Morfin stootte een hoog, krankzinnig, hinnikend gelach uit en Mergel schreeuwde: 'Repareer dat ding, nutteloos stuk vreten, repareer het!'
Merope liep struikelend naar de andere kant van de kamer, maar voor ze haar toverstok kon opheffen, had Klare dat al gedaan. 'Reparo!' zei hij gedecideerd en de pan was onmiddellijk weer heel.
Even leek het erop dat Mergel nu Klare zou uitschelden, maar hij scheen zich te bedenken en zei alleen hatelijk tegen zijn dochter: 'Nou, je boft dat die aardige meneer van het Ministerie er is. Misschien dat hij ons van je verlost, misschien heeft hij niets tegen gore Snullen...'
Zonder iemand aan te kijken of Klare te bedanken raapte Merope de pan op, zette hem met trillende handen weer op de plank en bleef doodstil staan met haar rug tegen de muur tussen het vuile raam en het fornuis, alsof ze het liefst door de stenen vloer zou zakken.

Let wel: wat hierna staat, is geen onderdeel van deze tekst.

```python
def _split16_plan(geo, act, split16):
    if not split16 or not SPLIT16:
        return None
    if split16 == "fill" and _lib.query("diqt_conv3d_fwd_gn_split16_fill_supported", *geo, act):
        return "_fill"
    return "" if _lib.query("diqt_conv3d_fwd_gn_split16_supported", *geo, act) else None


def _conv_fwd_split16(x5, weight, bias, residual, pad, epad, want_stats, coef=None, act=0, split16=True):
    B, D, H, W, Cin = x5.shape
    Cout, _, kd, kh, kw = weight.shape
    geo = (B, D, H, W, Cin, Cout, kd, kh, kw, *pad, *epad)
    plan = _split16_plan(geo, act, split16)
    if plan is None:
        return None
    packed = _packed_split16(weight)
    if packed is None:
        return None
    Do, Ho, Wo = D + 2 * pad[0] + epad[0] - kd + 1, H + 2 * pad[1] + epad[1] - kh + 1, W + 2 * pad[2] + epad[2] - kw + 1
# ... 3228 lines not shown
```

### include/diqt.h

```cpp
#ifndef DIQT_H
#define DIQT_H

#include <stddef.h>
#include <stdint.h>

#ifdef __cplusplus
extern "C" {
#endif

#define DIQT_OK             0
#define DIQT_E_SHAPE       -1
#define DIQT_E_ALIGN       -2
#define DIQT_E_UNSUPPORTED -3
#define DIQT_E_LAUNCH      -4
#define DIQT_E_WORKSPACE   -5

#define DIQT_ACT_NONE    0
#define DIQT_ACT_MISH    1
#define DIQT_ACT_SILU    2
#define DIQT_ACT_GELU    3
#define DIQT_ACT_RELU    4
#define DIQT_ACT_SIGMOID 5

int         diqt_version(void);
// ... 56 lines not shown
int diqt_set_conv_split16_fill_tile(int variant);
int diqt_conv3d_fwd_split16_fill_supported(int B, int D, int H, int W, int Cin, int Cout, int kd, int kh, int kw, int pd, int ph, int pw,
                                           int epd, int eph, int epw);
int diqt_conv3d_fwd_gn_split16_fill_supported(int B, int D, int H, int W, int Cin, int Cout, int kd, int kh, int kw, int pd, int ph, int pw,
                                              int epd, int eph, int epw, int act);
int diqt_conv3d_fwd_split16_fill_stats_blocks(int B, int D, int H, int W, int Cin, int Cout, int kd, int kh, int kw, int pd, int ph, int pw,
                                              int epd, int eph, int epw);
int diqt_conv3d_fwd_split16_fill_variant(int B, int D, int H, int W, int Cin, int Cout, int kd, int kh, int kw, int pd, int ph, int pw,
                                         int epd, int eph, int epw);
int diqt_conv3d_fwd_split16_fill(const float* x, void* x16, const void* packed, const float* bias, const float* residual, float* y,
                                 float* stats, int B, int D, int H, int W, int Cin, int Cout, int kd, int kh, int kw, int pd, int ph, int pw,
                                 int epd, int eph, int epw, void* stream);
int diqt_conv3d_fwd_gn_split16_fill(const float* x, void* x16, const void* packed, const float* bias, const float* residual, float* y,
                                    float* stats, const float* coef, int act, int B, int D, int H, int W, int Cin, int Cout, int kd, int kh,
                                    int kw, int pd, int ph, int pw, int epd, int eph, int epw, void* stream);

int diqt_conv3d_fwd_kernel_id(int B, int D, int H, int W, int Cin, int Cout, int kd, int kh, int kw, int pd, int ph, int pw,
                              int epd, int eph, int epw);
int diqt_conv3d_fwd9_variant(int B, int D, int H, int W, int Cin, int Cout, int kd, int kh, int kw, int pd, int ph, int pw,
                             int epd, int eph, int epw, size_t packed_elems);
int diqt_conv3d_fwd_route(int B, int D, int H, int W, int Cin, int Cout, int kd, int kh, int kw, int pd, int ph, int pw,
                          int epd, int eph, int epw, size_t packed_elems, int has_workspace, int has_stats, int sub_f, int gn_act,
                          int field);
int diqt_get_last_conv_fwd9_variant(void);
int diqt_conv3d_fwd_stats_blocks(int B, int D, int H, int W, int Cin, int Cout, int kd, int kh, int kw, int pd, int ph, int pw,
                                 int epd, int eph, int epw);
int diqt_conv3d_fwd_ex(const float* x, const float* packed, const float* bias, const float* residual, float* y, float* stats,
                       void* workspace, size_t workspace_bytes, int B, int D, int H, int W, int Cin, int Cout,
                       int kd, int kh, int kw, int pd, int ph, int pw, int epd, int eph, int epw, void* stream);
int diqt_conv3d_fwd_pk(const float* x, const float* packed, size_t packed_elems, const float* bias, const float* residual, float* y,
// ... 411 lines not shown
```

Before: 1438 patches/s.

## Add paired-tap split16 3x3x3 conv kernel using 16x16x32 f16 MFMA

Adds a new split16 conv kernel variant that packs two filter taps per K step, so it can use the v_mfma_f32_16x16x32_f16 instruction over 14 steps instead of a per-tap schedule. It uses a swizzled LDS layout with a compile-time bank-conflict checker, a 7-deep weight register ring, halo DMA spread across steps, and a head/tail split-precision accumulate in the epilogue. The Python dispatch now prefers this pair path when it is supported, falling back to fill and then plain split16. The cost is more register pressure (launch bounds of one block) and wasted MFMA work on the padded 28th tap.

```diff
diff --git a/diffusioniqt_amd/_lib.py b/diffusioniqt_amd/_lib.py
--- a/diffusioniqt_amd/_lib.py
+++ b/diffusioniqt_amd/_lib.py
@@ -236,6 +236,12 @@
     "diqt_conv3d_fwd_split16_fill_variant": (I, [I] * 15),
     "diqt_conv3d_fwd_split16_fill": (I, [P, P, P, P, P, P, P] + [I] * 15 + [P]),
     "diqt_conv3d_fwd_gn_split16_fill": (I, [P, P, P, P, P, P, P, P, I] + [I] * 15 + [P]),
+    "diqt_conv3d_fwd_split16_pair_supported": (I, [I] * 15),
+    "diqt_conv3d_fwd_gn_split16_pair_supported": (I, [I] * 16),
+    "diqt_conv3d_fwd_split16_pair_stats_blocks": (I, [I] * 15),
+    "diqt_conv3d_fwd_split16_pair": (I, [P, P, P, P, P, P, P] + [I] * 15 + [P]),
+    "diqt_conv3d_fwd_gn_split16_pair": (I, [P, P, P, P, P, P, P, P, I] + [I] * 15 + [P]),
+    "diqt_conv_split16_pair_lds_conflicts": (I, []),
 }
 
 _lib = None
diff --git a/diffusioniqt_amd/csrc/conv_f9h_kernel.h b/diffusioniqt_amd/csrc/conv_f9h_kernel.h
--- a/diffusioniqt_amd/csrc/conv_f9h_kernel.h
+++ b/diffusioniqt_amd/csrc/conv_f9h_kernel.h
@@ -533,6 +533,8 @@
                  unsigned grid, void* stream);
 int launch_split_b(const void* x, const unsigned short* wp, const float* bias, const float* residual, void* y, const H9Geom& g, size_t lds,
                    unsigned grid, void* stream);
-
-}
-}
+int launch_split_c(const void* x, const unsigned short* wp, const float* bias, const float* residual, void* y, const H9Geom& g, size_t lds,
+                   unsigned grid, void* stream);
+
+}
+}
diff --git a/diffusioniqt_amd/csrc/conv_f9p_kernel.h b/diffusioniqt_amd/csrc/conv_f9p_kernel.h
--- /dev/null
+++ b/diffusioniqt_amd/csrc/conv_f9p_kernel.h
@@ -0,0 +1,351 @@
+#pragma once
+#include "conv_f9h_kernel.h"
+
+namespace diqt {
+namespace h9 {
+
+constexpr int PAIR_STEPS = 14;
+
+__host__ __device__ constexpr int pair_col_j(int m, int h) { return h + 2 * (((m >> 2) ^ (m >> 3)) & 1); }
+__host__ __device__ constexpr int pair_col_i(int m) { return 4 * (m >> 3) + (m & 3); }
+__host__ __device__ constexpr int pair_col_row(int m, int h) {
+    const int t2 = ((m >> 2) ^ (m >> 3)) & 1, t1 = m >> 3;
+    return (t2 << 4) | (t1 << 3) | ((h ^ t1 ^ t2) << 2) | (m & 3);
+}
+__host__ __device__ constexpr int pair_tap(int p, int kg) { return 2 * p + (kg >> 1) < 27 ? 2 * p + (kg >> 1) : 26; }
+template <class C> __host__ __device__ constexpr int pair_lds_addr_t(int m, int ko, int t, int h, int q, int wa) {
+    const int ky = (t / C::KW) % C::KH, kx = t % C::KW;
+    const int j = pair_col_j(m, h), i = pair_col_i(m);
+    const int gx = ((i + kx) >> 2) & 1, gy = ((j + ky) >> 1) & 1;
+    return (C::blockrow(0) + (wa ? C::blockrow(C::NVB) : 0) + j * C::HWd + i + C::tapoff(t)) * ROWB + ((ko ^ gx) << 4) + ((q ^ gy) << 5);
+}
+template <class C> __host__ __device__ constexpr int pair_lds_addr(int l, int p, int h, int q, int wa) {
+    const int a0 = pair_lds_addr_t<C>(l & 15, (l >> 4) & 1, pair_tap(p, 0), h, q, wa), a1 = pair_lds_addr_t<C>(l & 15, (l >> 4) & 1, pair_tap(p, 2), h, q, wa);
+    return (l >> 5) ? a1 : a0;
+}
+__host__ __device__ constexpr int b128_group_lane(int s, int e) {
+    const int in32 = (s & 1) ? (e < 8 ? 4 + e : (e < 12 ? 8 + e : 16 + e)) : (e < 4 ? e : (e < 8 ? 8 + e : 12 + e));
+    return 32 * (s >> 1) + in32;
+}
+template <class C> constexpr int pair_lds_conflicts() {
+    int worst = 0;
+    for (int wa = 0; wa < 2; ++wa)
+        for (int p = 0; p < PAIR_STEPS; ++p)
+            for (int cb = 0; cb < 2 * C::NVB; ++cb)
+                for (int q = 0; q < 2; ++q)
+                    for (int s = 0; s < 4; ++s) {
+                        int addr[16] = {};
+                        for (int e = 0; e < 16; ++e)
+                            addr[e] = pair_lds_addr<C>(b128_group_lane(s, e), p, cb & 1, q, wa) + (C::blockrow(cb >> 1) - C::blockrow(0)) * ROWB;
+                        for (int e = 0; e < 16; ++e) {
+                            int n = 0;
+                            for (int f = 0; f < 16; ++f) {
+                                if (((addr[f] >> 4) & 15) != ((addr[e] >> 4) & 15)) continue;
+                                bool seen = false;
+                                for (int k = 0; k < f; ++k) seen = seen || addr[k] == addr[f];
+                                if (!seen) ++n;
+                            }
+                            if (n > worst) worst = n;
+                        }
+                    }
+    return worst;
+}
+
+template <bool Z> __device__ __forceinline__ void mfma_pair(f32x4v& c, const u32x4& a, const u32x4& b) {
+    if (Z) asm volatile("v_mfma_f32_16x16x32_f16 %0, %1, %2, 0" : "=a"(c) : "v"(a), "v"(b));
+    else asm volatile("v_mfma_f32_16x16x32_f16 %0, %1, %2, %0" : "+a"(c) : "v"(a), "v"(b));
+}
+
+template <class C, int RS, int PD>
+__global__ __launch_bounds__(256, 1) void conv_f9p_kernel(const void* __restrict__ xv, const unsigned short* __restrict__ wp,
+                                                          const float* __restrict__ bias, const float* __restrict__ residual,
+                                                          void* __restrict__ yv, H9Geom g) {
+    constexpr int T = C::T, HB = C::HB, NPH = C::NPH, NVB = C::NVB, HH = C::HH, HWd = C::HWd, HV = C::HV, NIMG = C::NIMG;
+    constexpr int NS = PAIR_STEPS, NCB = 2 * NVB;
+    static_assert(T == 27 && NIMG == 2 && NVB == 4, "the pair body is written for the 3x3x3 filter on the 256-voxel tile");
+    static_assert(NS % PD == 0 && PD >= 2, "the ring slot of a step is static");
+    constexpr int NSP = NS - PD + 1;
+    static_assert(NSP >= 1, "halo pieces need a step to ride on");
+    extern __shared__ __attribute__((aligned(1024))) char smem[];
+    const int tid = threadIdx.x, lane = tid & 63, wave = __builtin_amdgcn_readfirstlane(tid >> 6);
+    const int m = lane & 15, kg = lane >> 4;
+    const int wa = wave >> 1, wb = wave & 1;
+    const unsigned Gn = gridDim.x;
+    const unsigned total = (unsigned)g.MT * g.nNt;
+    unsigned L = xcd_remap(blockIdx.x, Gn);
+    if (L >= total) return;
+    DIQT_F9H_STAMP(0, 0, 7);
+    const unsigned L0 = L;
+    const int nMine = (int)((total - 1 - L) / Gn) + 1;
+    const int n0 = (int)(L % g.nNt) * 64;
+    const int nChunks = g.nChunks;
+
+    const auto rs_x = __builtin_amdgcn_make_buffer_rsrc(const_cast<void*>(xv), 0, (int)g.xBytes, 0x00020000);
+    const auto rs_w = __builtin_amdgcn_make_buffer_rsrc(const_cast<unsigned short*>(wp), 0, (int)g.wBytes, 0x00020000);
+    const auto rs_y = __builtin_amdgcn_make_buffer_rsrc(yv, 0, (int)g.yBytes, 0x00020000);
+    const auto rs_r = __builtin_amdgcn_make_buffer_rsrc(const_cast<float*>(residual), 0, residual ? (int)g.rBytes : 0, 0x00020000);
+    const unsigned ldsBase = (unsigned)(size_t)(lds_void*)smem;
+
+    unsigned posH[NPH];
+#pragma unroll
+    for (int r = 0; r < NPH; ++r) {
+        const int p = (wave + 4 * r) * 64 + lane;
+        const int row = p >> 2;
+        const int hx = row % HWd, hy = (row / HWd) % HH, hz = row / (HWd * HH);
+        const int gsw = ((hx >> 2) & 1) | (((hy >> 1) & 1) << 1);
+        posH[r] = (unsigned)hz | ((unsigned)hy << 10) | ((unsigned)(row < HV ? hx : 1023) << 20) | ((unsigned)((p & 3) ^ gsw) << 30);
+    }
+    const int Dm1 = g.D - 1, Hm1 = g.H - 1, Wm1 = g.W - 1;
+    int tb, d0, h0, w0;
+    int bz = 0, by = 0, bxx = 0;
+    unsigned baseX = 0, deadX = OOB;
+    auto tile_of = [&](unsigned Lt, int& b_, int& d_, int& h_, int& w_) __attribute__((always_inline)) {
+        int mt = (int)(Lt / g.nNt);
+        const int tx = mt % g.tilesW; mt /= g.tilesW;
+        const int ty = mt % g.tilesH; mt /= g.tilesH;
+        const int tz = mt % g.tilesD;
+        b_ = mt / g.tilesD; d_ = tz * C::TD; h_ = ty * C::TH; w_ = tx * C::TW;
+    };
+    auto set_fetch = [&](int fit_) __attribute__((always_inline)) {
+        const bool live = fit_ < nMine;
+        int b_, d_, h_, w_;
+        tile_of(live ? L0 + (unsigned)fit_ * Gn : L0, b_, d_, h_, w_);
+        bz = d_ - g.pd; by = h_ - g.ph; bxx = w_ - g.pw;
+        baseX = (unsigned)((((b_ * g.D + bz) * g.H + by) * g.W + bxx) * g.Cin) * 2u;
+        deadX = live ? 0u : OOB;
+    };
+    const int HWs = g.W * g.Cin * 2, HHs = g.H * HWs, Cs = g.Cin * 2;
+    auto dma_h = [&](int r, unsigned imgBase, int chunk) __attribute__((always_inline)) {
+        const unsigned p = posH[r];
+        const int hz = (int)(p & 1023u), hy = (int)((p >> 10) & 1023u), hx = (int)((p >> 20) & 1023u);
+        const int iz = bz + hz, iy = by + hy, ix = bxx + hx;
+        const unsigned mk = (unsigned)(iz | iy | ix) | (unsigned)((Dm1 - iz) | (Hm1 - iy) | (Wm1 - ix)) | deadX;
+        const unsigned rel = (unsigned)(hz * HHs + hy * HWs + hx * Cs) + ((p >> 30) << 4);
+        const unsigned voff = (baseX + rel + (unsigned)chunk * ROWB) | (mk & OOB);
+        dma16(rs_x, imgBase + (unsigned)(wave + 4 * r) * 1024u, voff);
+    };
+
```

'Meneer Mergel,' herhaalde Klare, 'zoals ik al zei is de reden voor mijn bezoek - ' 'Ik heb je de eerste keer heus wel gehoord!' snauwde Mergel. 'En wat dan nog?
Morfin heeft een Dreuzel zijn verdiende loon gegeven - nou en?'
'Morfin heeft de toverwetten overtreden,' zei Klare streng.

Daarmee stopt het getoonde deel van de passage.